*INFORMATION*:
*** Begin section ***

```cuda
static int track_core(const int8_t* rec, int64_t rec_stride, const int64_t* rec_len,
                      int32_t n_recordings, const sgx_channel* ch, int32_t n_channels,
                      const sgx_settings* st, const int8_t* ca_chips, double* out,
// ... 20 lines not shown
  } else if (((rec_stride & 15) && n_recordings > 1) || ((uintptr_t)rec & 15)) {
    return fail(SGX_ERR_ARG, "sgx_track", "device recordings must be 16-byte aligned with a stride multiple of 16");
  }
  if (g_trk.len.reserve(sizeof(long long) * n_recordings) || g_trk.ch.reserve(sizeof(sgx_channel) * nch) ||
      g_trk.chips.reserve(32 * 1023) || g_trk.done.reserve(sizeof(int) * nch) ||
      g_trk.status.reserve(sizeof(int) * nch) || g_trk.state.reserve(sizeof(TrackState) * nch))
    return fail(SGX_ERR_CUDA, "cudaMalloc", "tracking scratch");
  SGX_CUDA(cudaMemcpyAsync(g_trk.len.p, rec_len, sizeof(long long) * n_recordings, cudaMemcpyHostToDevice, s));
  SGX_CUDA(cudaMemcpyAsync(g_trk.ch.p, ch, sizeof(sgx_channel) * nch, cudaMemcpyHostToDevice, s));
  SGX_CUDA(cudaMemcpyAsync(g_trk.chips.p, ca_chips, 32 * 1023, cudaMemcpyHostToDevice, s));
  const size_t out_bytes = sizeof(double) * (size_t)nch * SGX_TRACK_FIELDS * ms;
  double* d_out = out;
  const bool out_on_host = !is_device_ptr(out);
  if (out_on_host) {
    if (g_trk.out.reserve(out_bytes)) return fail(SGX_ERR_CUDA, "cudaMalloc", "tracking output");
    d_out = g_trk.out.as<double>();
  }

  TrackArgs a;
  a.rec = d_rec;
  a.rec_stride = stride;
  a.rec_len = g_trk.len.as<long long>();
  a.ch = g_trk.ch.as<sgx_channel>();
  a.chips = g_trk.chips.as<int8_t>();
  a.out = d_out;
  a.ms_done = g_trk.done.as<int>();
  a.status = g_trk.status.as<int>();
  a.n_channels = n_channels;
  a.ms = ms;
  a.resume = 0;
  a.avail = 0x7fffffffffffffffLL;
  a.state = g_trk.state.as<TrackState>();
  a.prof = nullptr;
  if (getenv("SGX_TRK_PROF")) {
    if (g_trk.prof.reserve(sizeof(long long) * 8 * nch)) return fail(SGX_ERR_CUDA, "cudaMalloc", "prof");
    SGX_CUDA(cudaMemsetAsync(g_trk.prof.p, 0, sizeof(long long) * 8 * nch, s));
    a.prof = g_trk.prof.as<long long>();
  }
  a.win = win;
  a.skip = file ? st->skipNumberOfBytes / file->sample_bytes - file->base : st->skipNumberOfBytes;
  a.abs_base = file ? file->base : 0;
  a.fs = st->samplingFreq;
  a.codeFreqBasis = st->codeFreqBasis;
  a.codeLength = (double)st->codeLength;
  a.spc = st->dllCorrelatorSpacing;
  a.c1code = st->tau2code / st->tau1code;
  a.c2code = st->PDIcode / st->tau1code;
  a.c1carr = st->tau2carr / st->tau1carr;
  a.c2carr = st->PDIcarr / st->tau1carr;

  const size_t smem = 2 * (size_t)win;
  auto launch = [&]() -> int {
  const double half_chip = st->samplingFreq / (2.0 * st->codeFreqBasis);
  int nw = ((int)ceil(half_chip + 0.25) + 3) / 4;
  bool exact = true;
  if (const char* e = getenv("SGX_TRK_KERNEL")) {
    if (strcmp(e, "groups") == 0) nw = 0;
    if (strcmp(e, "segments") == 0) exact = false;
  }
  if (fabs(st->dllCorrelatorSpacing - 0.5) > 1e-12) nw = 0;
  const bool bulk = use_bulk();
#define SGX_TRK_GO_NT(B, W, X, NTHR)                                                               \
  {                                                                                                \
    auto kfn = track_kernel<B, W, X, NTHR>;                                                        \
    SGX_CUDA(cudaFuncSetAttribute(kfn, cudaFuncAttributeMaxDynamicSharedMemorySize, (int)smem));   \
    SGX_COUNTED_LAUNCH(kfn, dim3(nch), dim3(NTHR), smem, s, a);                                    \
  }
#define SGX_TRK_GO(B, W, X) SGX_TRK_GO_NT(B, W, X, TRK_THREADS)
#define SGX_TRK_EXACT(W) { if (bulk) SGX_TRK_GO(true, W, true) else SGX_TRK_GO(false, W, true) }
// ... 46 lines not shown
          if (r <= 0) return fail(SGX_ERR_ARG, "sgx_track_file", "short read from the recording file");
          got += (size_t)r;
        }
        if (file->sample_bytes == 2) {
          const int16_t* src = (const int16_t*)hb;
          for (long long i = 0; i < width; ++i) {
            const int v = src[i];
            if (v < -128 || v > 127) file->bad_value = 1;
            hb[i] = (int8_t)v;
          }
          if (file->bad_value) return fail(SGX_ERR_ARG, "sgx_track_file", "int16 sample outside the int8 range of the correlators");
        }
        SGX_CUDA(cudaMemcpyAsync(g_trk.rec.as<int8_t>() + off, hb, (size_t)width, cudaMemcpyHostToDevice, g_trk.copy_stream));
        SGX_CUDA(cudaEventRecord(g_trk.pin_ev[c & 1], g_trk.copy_stream));
      } else
      SGX_CUDA(cudaMemcpy2DAsync(g_trk.rec.as<int8_t>() + off, (size_t)stride, rec + off, (size_t)rec_stride, (size_t)width,
                                 (size_t)n_recordings, cudaMemcpyHostToDevice, g_trk.copy_stream));
      SGX_CUDA(cudaEventRecord(g_trk.ev[0], g_trk.copy_stream));
      SGX_CUDA(cudaStreamWaitEvent(s, g_trk.ev[0], 0));
      a.avail = off + width;
      a.resume = c > 0;
      int rc0 = launch();
      if (rc0) return rc0;
    }
  }
  SGX_CUDA(cudaGetLastError());
  if (out_on_host) SGX_CUDA(cudaMemcpyAsync(out, d_out, out_bytes, cudaMemcpyDeviceToHost, s));
  std::vector<int> h_status_v(nch);
  int* h_status = h_status_v.data();
  SGX_CUDA(cudaMemcpyAsync(ms_done, a.ms_done, sizeof(int) * nch, cudaMemcpyDeviceToHost, s));
  SGX_CUDA(cudaMemcpyAsync(h_status, a.status, sizeof(int) * nch, cudaMemcpyDeviceToHost, s));
  SGX_CUDA(cudaStreamSynchronize(s));
  if (a.prof) {
    long long* hp = (long long*)malloc(sizeof(long long) * 8 * nch);
    cudaMemcpy(hp, a.prof, sizeof(long long) * 8 * nch, cudaMemcpyDeviceToHost);
    double acc[8] = {0, 0, 0, 0, 0, 0, 0, 0};
    for (int i = 0; i < nch; ++i) for (int j = 0; j < 8; ++j) acc[j] += (double)hp[i * 8 + j];
    const double per = (double)nch * ms;
    fprintf(stderr, "[sgx prof] cycles/period thread0: correlate %.0f reduce+bar %.0f bookkeeping %.0f bar %.0f | thread64: correlate %.0f reduce+bar %.0f wait-for-bookkeeping %.0f\n",
            acc[0] / per, acc[1] / per, acc[2] / per, acc[3] / per, acc[4] / per, acc[5] / per, acc[7] / per);
    free(hp);
  }
  int rc = SGX_OK;
  for (int i = 0; i < nch; ++i)
    if (h_status[i] != SGX_OK && rc == SGX_OK) rc = h_status[i];
  if (rc == SGX_ERR_SHORT) return fail(rc, "sgx_track", "Not able to read the specified number of samples for tracking");
  if (rc != SGX_OK) return fail(rc, "sgx_track", "loop state left the supported range");
  return SGX_OK;
}

extern "C" int sgx_track(const int8_t* rec, int64_t rec_stride, const int64_t* rec_len,
                         int32_t n_recordings, const sgx_channel* ch, int32_t n_channels,
                         const sgx_settings* st, const int8_t* ca_chips, double* out,
                         int32_t* ms_done, void* cuda_stream) {
  if (sgx_device_count() <= 0) return fail(SGX_ERR_NODEV, "sgx_track", "no CUDA device");
  SGX_API_GUARD();
  return track_core(rec, rec_stride, rec_len, n_recordings, ch, n_channels, st, ca_chips, out, ms_done, cuda_stream,
                    nullptr);
}

extern "C" int sgx_track_file(const char* path, int32_t sample_bytes, const sgx_channel* ch, int32_t n_channels,
                              const sgx_settings* st, const int8_t* ca_chips, double* out, int32_t* ms_done,
                              int64_t chunk_samples, int64_t* window ,
                              void* cuda_stream) {
  if (sgx_device_count() <= 0) return fail(SGX_ERR_NODEV, "sgx_track_file", "no CUDA device");
  SGX_API_GUARD();
  if (!path || !ch || !st || n_channels <= 0 || (sample_bytes != 1 && sample_bytes != 2))
    return fail(SGX_ERR_ARG, "sgx_track_file", "null pointer, or dataType other than int8 / int16");
  const int fd = open(path, O_RDONLY);
  if (fd < 0) return fail(SGX_ERR_ARG, "sgx_track_file", "cannot open the recording file");
  struct stat sb;
  if (fstat(fd, &sb) != 0) { close(fd); return fail(SGX_ERR_ARG, "sgx_track_file", "cannot stat the recording file"); }
  const long long file_samples = (long long)sb.st_size / sample_bytes;
  double cp_min = 1e300, cp_max = -1e300;
// ... 36 lines not shown
```

Baseline: 34.88 million.

## Shorten serial per-ms bookkeeping and issue next bulk prefetch earlier

The single-thread code and carrier loop-filter bookkeeping becomes warp-wide, with divisions and square roots split across lanes through shuffles. The carrier phase carry moves to warp 2 so it runs before correlation, and the exact twiddle table build now happens inside the carrier warp. The bulk load for the next-next millisecond is issued from bookkeeping right after prepare_code, which deepens prefetch to two buffers ahead. Correlator sample loads now use 128-bit shared loads plus a lane shuffle, and a leading empty segment is skipped. The per-warp profiling is also reworked. These changes aim to cut the serial critical path between __syncthreads, but they add shuffle overhead and more complex buffer and barrier parity handling.

```diff
diff --git a/softgnss_python_b200/csrc/sgx_common.cuh b/softgnss_python_b200/csrc/sgx_common.cuh
--- a/softgnss_python_b200/csrc/sgx_common.cuh
+++ b/softgnss_python_b200/csrc/sgx_common.cuh
@@ -143,6 +143,16 @@
   return v;
 #endif
 }
+__device__ __forceinline__ uint4 lds_u32x4(const void* base, unsigned base_s, int byte_off) {
+#ifdef SGX_EMUL
+  (void)base_s; return *reinterpret_cast<const uint4*>(reinterpret_cast<const char*>(base) + byte_off);
+#else
+  (void)base; uint4 v;
+  asm volatile("ld.shared.v4.u32 {%0, %1, %2, %3}, [%4];" : "=r"(v.x), "=r"(v.y), "=r"(v.z), "=r"(v.w)
+               : "r"(base_s + (unsigned)byte_off));
+  return v;
+#endif
+}
 __device__ __forceinline__ double2 lds_f64x2(const void* base, unsigned base_s, int byte_off) {
 #ifdef SGX_EMUL
   (void)base_s; return *reinterpret_cast<const double2*>(reinterpret_cast<const char*>(base) + byte_off);
diff --git a/softgnss_python_b200/csrc/sgx_track.cu b/softgnss_python_b200/csrc/sgx_track.cu
--- a/softgnss_python_b200/csrc/sgx_track.cu
+++ b/softgnss_python_b200/csrc/sgx_track.cu
@@ -9,6 +9,7 @@
 constexpr int TRK_THREADS = 256;
 constexpr int TRK_WARPS = TRK_THREADS / 32;
 constexpr int TRK_MARGIN = 256;
+constexpr int TRK_PROF_N = 5;
 
 struct TrackArgs {
   const int8_t* rec;
@@ -118,41 +119,54 @@
   int status;
 };
 
-__device__ void prepare_code(const TrackArgs& a, CodeState& st, long long rec_len, MsParams& p) {
-  double step = st.codeFreq / a.fs;
-  int blk = (int)ceil((a.codeLength - st.remCodePhase) / step);
-  p.blk = blk;
-  p.pos = st.pos;
-  p.stop = 0;
-  long long aligned = st.pos & ~15LL;
-  if (st.pos + blk > rec_len) { p.stop = SGX_ERR_SHORT; return; }
-  if (st.pos + blk > a.avail) { p.stop = SGX_PAUSED; return; }
-  if (blk <= 0 || (st.pos - aligned) + blk > a.win) { p.stop = SGX_ERR_RANGE; return; }
-  double rem = st.remCodePhase, spc = a.spc, bs = (double)blk * step;
-  p.startE = rem - spc;
-  p.stepE = (((bs + rem) - spc) - p.startE) / (double)blk;
-  p.startL = rem + spc;
-  p.stepL = (((bs + rem) + spc) - p.startL) / (double)blk;
-  p.startP = rem;
-  p.stepP = ((bs + rem) - p.startP) / (double)blk;
-  p.inv_step = 1.0 / step;
-  p.h_fix = __double2ll_rn(0.5 * p.inv_step * 1099511627776.0);
-  p.q0_fix = __double2ll_rn(-rem * p.inv_step * 1099511627776.0);
-  st.nextRemCode = (lin_y(blk - 1, p.stepP, p.startP) + step) - 1023.0;
-}
-
-__device__ void prepare_carr(const TrackArgs& a, CarrState& st, MsParams& p) {
+__device__ void prepare_code(const TrackArgs& a, CodeState& st, long long rec_len, MsParams& p, int lane) {
+  const double step = st.codeFreq / a.fs;
+  const double q = (lane == 1 ? 1.0 : a.codeLength - st.remCodePhase) / step;
+  const int blk = (int)ceil(__shfl_sync(0xffffffffu, q, 0));
+  const double inv_step = __shfl_sync(0xffffffffu, q, 1);
+  const long long aligned = st.pos & ~15LL;
+  int stop = 0;
+  if (st.pos + blk > rec_len) stop = SGX_ERR_SHORT;
+  else if (st.pos + blk > a.avail) stop = SGX_PAUSED;
+  else if (blk <= 0 || (st.pos - aligned) + blk > a.win) stop = SGX_ERR_RANGE;
+  if (lane == 0) { p.blk = blk; p.pos = st.pos; p.stop = stop; }
+  if (stop) return;
+  const double rem = st.remCodePhase, spc = a.spc, bs = (double)blk * step;
+  const double startE = rem - spc, startL = rem + spc, startP = rem;
+  const double num = lane == 0 ? ((bs + rem) - spc) - startE : lane == 1 ? ((bs + rem) + spc) - startL : (bs + rem) - startP;
+  const double d = num / (double)blk;
+  const double stepE = __shfl_sync(0xffffffffu, d, 0), stepL = __shfl_sync(0xffffffffu, d, 1),
+               stepP = __shfl_sync(0xffffffffu, d, 2);
+  if (lane == 0) {
+    p.startE = startE; p.stepE = stepE;
+    p.startL = startL; p.stepL = stepL;
+    p.startP = startP; p.stepP = stepP;
+    p.inv_step = inv_step;
+    p.h_fix = __double2ll_rn(0.5 * inv_step * 1099511627776.0);
+    p.q0_fix = __double2ll_rn(-rem * inv_step * 1099511627776.0);
+  }
+  st.nextRemCode = (lin_y(blk - 1, stepP, startP) + step) - 1023.0;
+}
+
+__device__ double prepare_carr(const TrackArgs& a, CarrState& st, MsParams& p, bool write) {
   st.w = st.carrFreq * 2.0 * 3.141592653589793;
-  p.cps = (st.w / a.fs) * 0.15915494309189535;
-  p.rem_cyc = st.remCarrPhase * 0.15915494309189535;
-  p.w = st.w;
-  p.rem_rad = st.remCarrPhase;
-  p.fs = a.fs;
-}
-
-__device__ double carry_carr_phase(const TrackArgs& a, const CarrState& st, int blk) {
+  const double cps = (st.w / a.fs) * 0.15915494309189535;
+  if (write) {
+    p.cps = cps;
+    p.w = st.w;
+    p.fs = a.fs;
+  }
+  return cps;
+}
+
+__device__ __forceinline__ void set_carr_phase(MsParams& p, double rem) {
+  p.rem_cyc = rem * 0.15915494309189535;
+  p.rem_rad = rem;
+}
+
+__device__ double carry_carr_phase(double w, double rem, int blk, double fs) {
   const double TWO_PI = 6.283185307179586;
-  double arg_end = st.w * ((double)blk / a.fs) + st.remCarrPhase;
+  double arg_end = w * ((double)blk / fs) + rem;
   double m;
   if (arg_end >= 0.0) {
     double q = floor(arg_end * 0.15915494309189535);
@@ -452,9 +466,16 @@
 __device__ __forceinline__ void build_exact_tables(ExactTables& T, double cps, int lane) {
   constexpr int LMAX = 4 * NW;
   constexpr int ND = ExactDigits<NW>::value;
-  if (lane < LMAX) {
+  constexpr int Z0 = (LMAX + 5 <= 32) ? LMAX : 0;
+  const bool tw = lane < LMAX, zs = lane >= Z0 && lane < Z0 + 5;
+  if (tw || (Z0 > 0 && zs)) {
     double c, s;
-    cis_cycles_f64((double)lane * cps, c, s);
+    cis_cycles_f64((double)(tw ? lane : LMAX - 4 + (lane - Z0)) * cps, c, s);
+    if (!tw) {
+      T.z[lane - Z0][0] = c;
+      T.z[lane - Z0][1] = s;
+      return;
+    }
     const double one = (double)(1LL << (8 * ND - 2));
     long long w[2] = {__double2ll_rn(c * one), __double2ll_rn(s * one)};
 #pragma unroll
@@ -469,11 +490,7 @@
       T.tw[q][ND - 1][lane] = (signed char)v;
     }
   }
-  constexpr int Z0 = (LMAX + 5 <= 32) ? LMAX : 0;
-  if (lane >= Z0 && lane < Z0 + 5) {
-    const int j = lane - Z0;
-    cis_cycles_f64((double)(LMAX - 4 + j) * cps, T.z[j][0], T.z[j][1]);
-  }
+  if (Z0 == 0 && zs) cis_cycles_f64((double)(LMAX - 4 + lane) * cps, T.z[lane][0], T.z[lane][1]);
 }
 
 constexpr int IRREGULAR = 1 << 30;
@@ -542,6 +559,11 @@
   };
   int a = boundary(n0, qf);
   if ((a & ~IRREGULAR) >= P.blk) return;
+  int s0 = 0;
+  if (n0 < 0) {
+    const int b0 = boundary(0, qf + P.h_fix);
+    if ((b0 & ~IRREGULAR) == (a & ~IRREGULAR)) { s0 = 1; qf += P.h_fix; a = b0; }
+  }
   int twr[ND][NW], twi[ND][NW];
 #pragma unroll
   for (int d = 0; d < ND; ++d)
@@ -557,7 +579,7 @@
   bool fresh = true;
   const unsigned cur_s = smem_addr(cur), z_s = smem_addr(&T.z[0][0]);
 #pragma unroll 1
-  for (int s = 0; s < SEGS; ++s) {
+  for (int s = s0; s < SEGS; ++s) {
     qf += P.h_fix;
     const int b = boundary(n0 + s + 1, qf);
     const int len = (b & ~IRREGULAR) - (a & ~IRREGULAR);
@@ -578,9 +600,20 @@
         const int sh = ((off + a) & 3) * 8;
         unsigned raw[NW + 1];
         {
-          const int wo = (off + a) & ~3;
-#pragma unroll
-          for (int q = 0; q <= NW; ++q) raw[q] = lds_u32(cur, cur_s, wo + 4 * q);
+          constexpr int NQ = (NW + 7) / 4;
+          const int ab = (off + a) & ~15, j = ((off + a) >> 2) & 3;
+          unsigned wd[4 * NQ];
+#pragma unroll
+          for (int q = 0; q < NQ; ++q) {
+            uint4 v = make_uint4(0u, 0u, 0u, 0u);
+            if (q < NQ - 1 || j + NW >= 4 * (NQ - 1)) v = lds_u32x4(cur, cur_s, ab + 16 * q);
+            wd[4 * q] = v.x; wd[4 * q + 1] = v.y; wd[4 * q + 2] = v.z; wd[4 * q + 3] = v.w;
+          }
+          unsigned t[NW + 2];
+#pragma unroll
+          for (int q = 0; q < NW + 2; ++q) t[q] = (j & 2) ? wd[q + 2] : wd[q];
+#pragma unroll
+          for (int q = 0; q <= NW; ++q) raw[q] = (j & 1) ? t[q + 1] : t[q];
         }
         unsigned w[NW];
 #pragma unroll
@@ -639,8 +672,11 @@
   __shared__ CodeState cstS;
   __shared__ CarrState rstS;
   __shared__ __align__(4) unsigned char codeB[EXACT ? 1040 : 4];
+  __shared__ long long stampS[NWARPS][TRK_PROF_N + 1];
+  __shared__ double remNextS;
 
   const int tid = threadIdx.x;
+  const int lane = tid & 31;
   const int cid = blockIdx.x;
   const int rid = cid / a.n_channels;
   const sgx_channel chn = a.ch[cid];
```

*** End section ***

*ACTION ITEM*:
Every line in the records above that contains the word "define" should be copied out.

*SOLVED EXERCISE*:
#define SGX_TRK_GO_NT(B, W, X, NTHR)                                                               \
#define SGX_TRK_GO(B, W, X) SGX_TRK_GO_NT(B, W, X, TRK_THREADS)
#define SGX_TRK_EXACT(W) { if (bulk) SGX_TRK_GO(true, W, true) else SGX_TRK_GO(false, W, true) }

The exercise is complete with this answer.